+++ Entries shown
+  if (tid == 0) {
+    for (int s = 0; s < STAGES; ++s) {
+      mbar_init(&full[s], 32);
+      mbar_init(&empty[s], 1);
+    }
+    for (int a = 0; a < ACC1; ++a) {
+      mbar_init(&t1full[a], 1);
+      mbar_init(&t1empty[a], 128);
+    }
+    for (int a = 0; a < ACC2; ++a) {
+      mbar_init(&t2full[a], 1);
+      mbar_init(&t2empty[a], 128);
+    }
+    for (int a = 0; a < 2; ++a) {
+      mbar_init(&a1full[a], 32 * F::EPI1_WARPS);
+      mbar_init(&a1empty[a], 1);
+    }
+    fence_mbar_init();
+  }
+  if (warp == F::MMA_WARP) tc::tmem_alloc(tmem_slot, F::TMEM_COLS);
+  if (warp >= F::EPI1_WARPS + F::EPI2_WARPS && warp < F::MMA_WARP) {
+    const int ptid = tid - (F::EPI1_WARPS + F::EPI2_WARPS) * 32;
+    copy_image<C1::RES_BYTES>(res1, g.w1_img, ptid, 32 * F::PROD_WARPS);
+    copy_image<C2::RES_BYTES>(res2, g.w2_img, ptid, 32 * F::PROD_WARPS);
+  }
+  for (int c = tid; c < 2 * 8 * (F::X2_ROWS - F::G * 100); c += F::THREADS) {
+    const int r = F::G * 100 + c % (F::X2_ROWS - F::G * 100), pk = c / (F::X2_ROWS - F::G * 100);
+    *reinterpret_cast<uint4*>(img + pk * F::PL2 + r * 16) = make_uint4(0u, 0u, 0u, 0u);
+  }
+  fence_proxy_async_smem();
+  tc::tc_fence_before();
+  __syncthreads();
+  tc::tc_fence_after();
+  const uint32_t tmem_base = *tmem_slot;
+  asm volatile("griddepcontrol.launch_dependents;" ::: "memory");
+  asm volatile("griddepcontrol.wait;" ::: "memory");
+
+  if (warp >= F::EPI1_WARPS + F::EPI2_WARPS && warp < F::MMA_WARP) {
+    const int pg = warp - (F::EPI1_WARPS + F::EPI2_WARPS);
+    uint8_t* st = smem + pg * C1::STAGE_BYTES;
+    int i = 0;
+    for (int item = blockIdx.x; item < g.units; item += gridDim.x) {
+      const F::Unit u = F::unit(g, item);
+      for (int m = 0; m < u.t1; ++m, ++i) {
+        if (i % STAGES != pg) continue;
+        mbar_wait_backoff<128>(&empty[pg], ((i / STAGES) & 1) ^ 1);
+        const int xr0 = u.n0 * 441 + m * 128;
+        C1::zero_tail(g.num_samples, xr0, st, lane, 32);
+        fence_proxy_async_smem();
+        if (!C1::bulk_rows(g.geo, g.num_samples, xr0, st, lane, &full[pg])) mbar_arrive(&full[pg]);
+      }
+    }
+  } else if (warp == F::MMA_WARP) {
+    const uint32_t res1_addr = smem_u32(res1), res2_addr = smem_u32(res2), img_addr = smem_u32(img);
+    int i = 0, k1 = 0, k2 = 0;
+    F::Unit prev{0, 0, 0, 0};
+    auto conv2_tile = [&](int j, int kk) {
+      const int b = (kk - 1) & 1;
+      if (j == 0) {
+        mbar_wait_sleep(&a1full[b], ((kk - 1) >> 1) & 1);
+        tc::tc_fence_after();
+      }
+      const uint32_t acc = k2 % ACC2;
+      mbar_wait_sleep(&t2empty[acc], ((k2 / ACC2) & 1) ^ 1);
+      tc::tc_fence_after();
+      if (tc::elect_one()) {
+        C2::issue_img<F::PL2>(img_addr + b * F::IMG + F::t2_start(prev, j) * 16, res2_addr,
+                              tmem_base + (ACC1 + acc) * 64);
+        tc::umma_commit(&t2full[acc]);
+        if (j == prev.t2 - 1) tc::umma_commit(&a1empty[b]);
+      }
+      __syncwarp();
+      ++k2;
+    };
+    int kk = 0;
+    for (int item = blockIdx.x;; item += gridDim.x, ++kk) {
+      const bool have = item < g.units;
+      int j2 = 0;
+      const int pt2 = kk > 0 ? prev.t2 : 0;
+      F::Unit u{0, 0, 0, 0};
+      if (have) {
+        u = F::unit(g, item);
++++++
▸ Exercise
Select all lines with the word "lane" from the entries above.

▸ Result of the task
+        C1::zero_tail(g.num_samples, xr0, st, lane, 32);
+        if (!C1::bulk_rows(g.geo, g.num_samples, xr0, st, lane, &full[pg])) mbar_arrive(&full[pg]);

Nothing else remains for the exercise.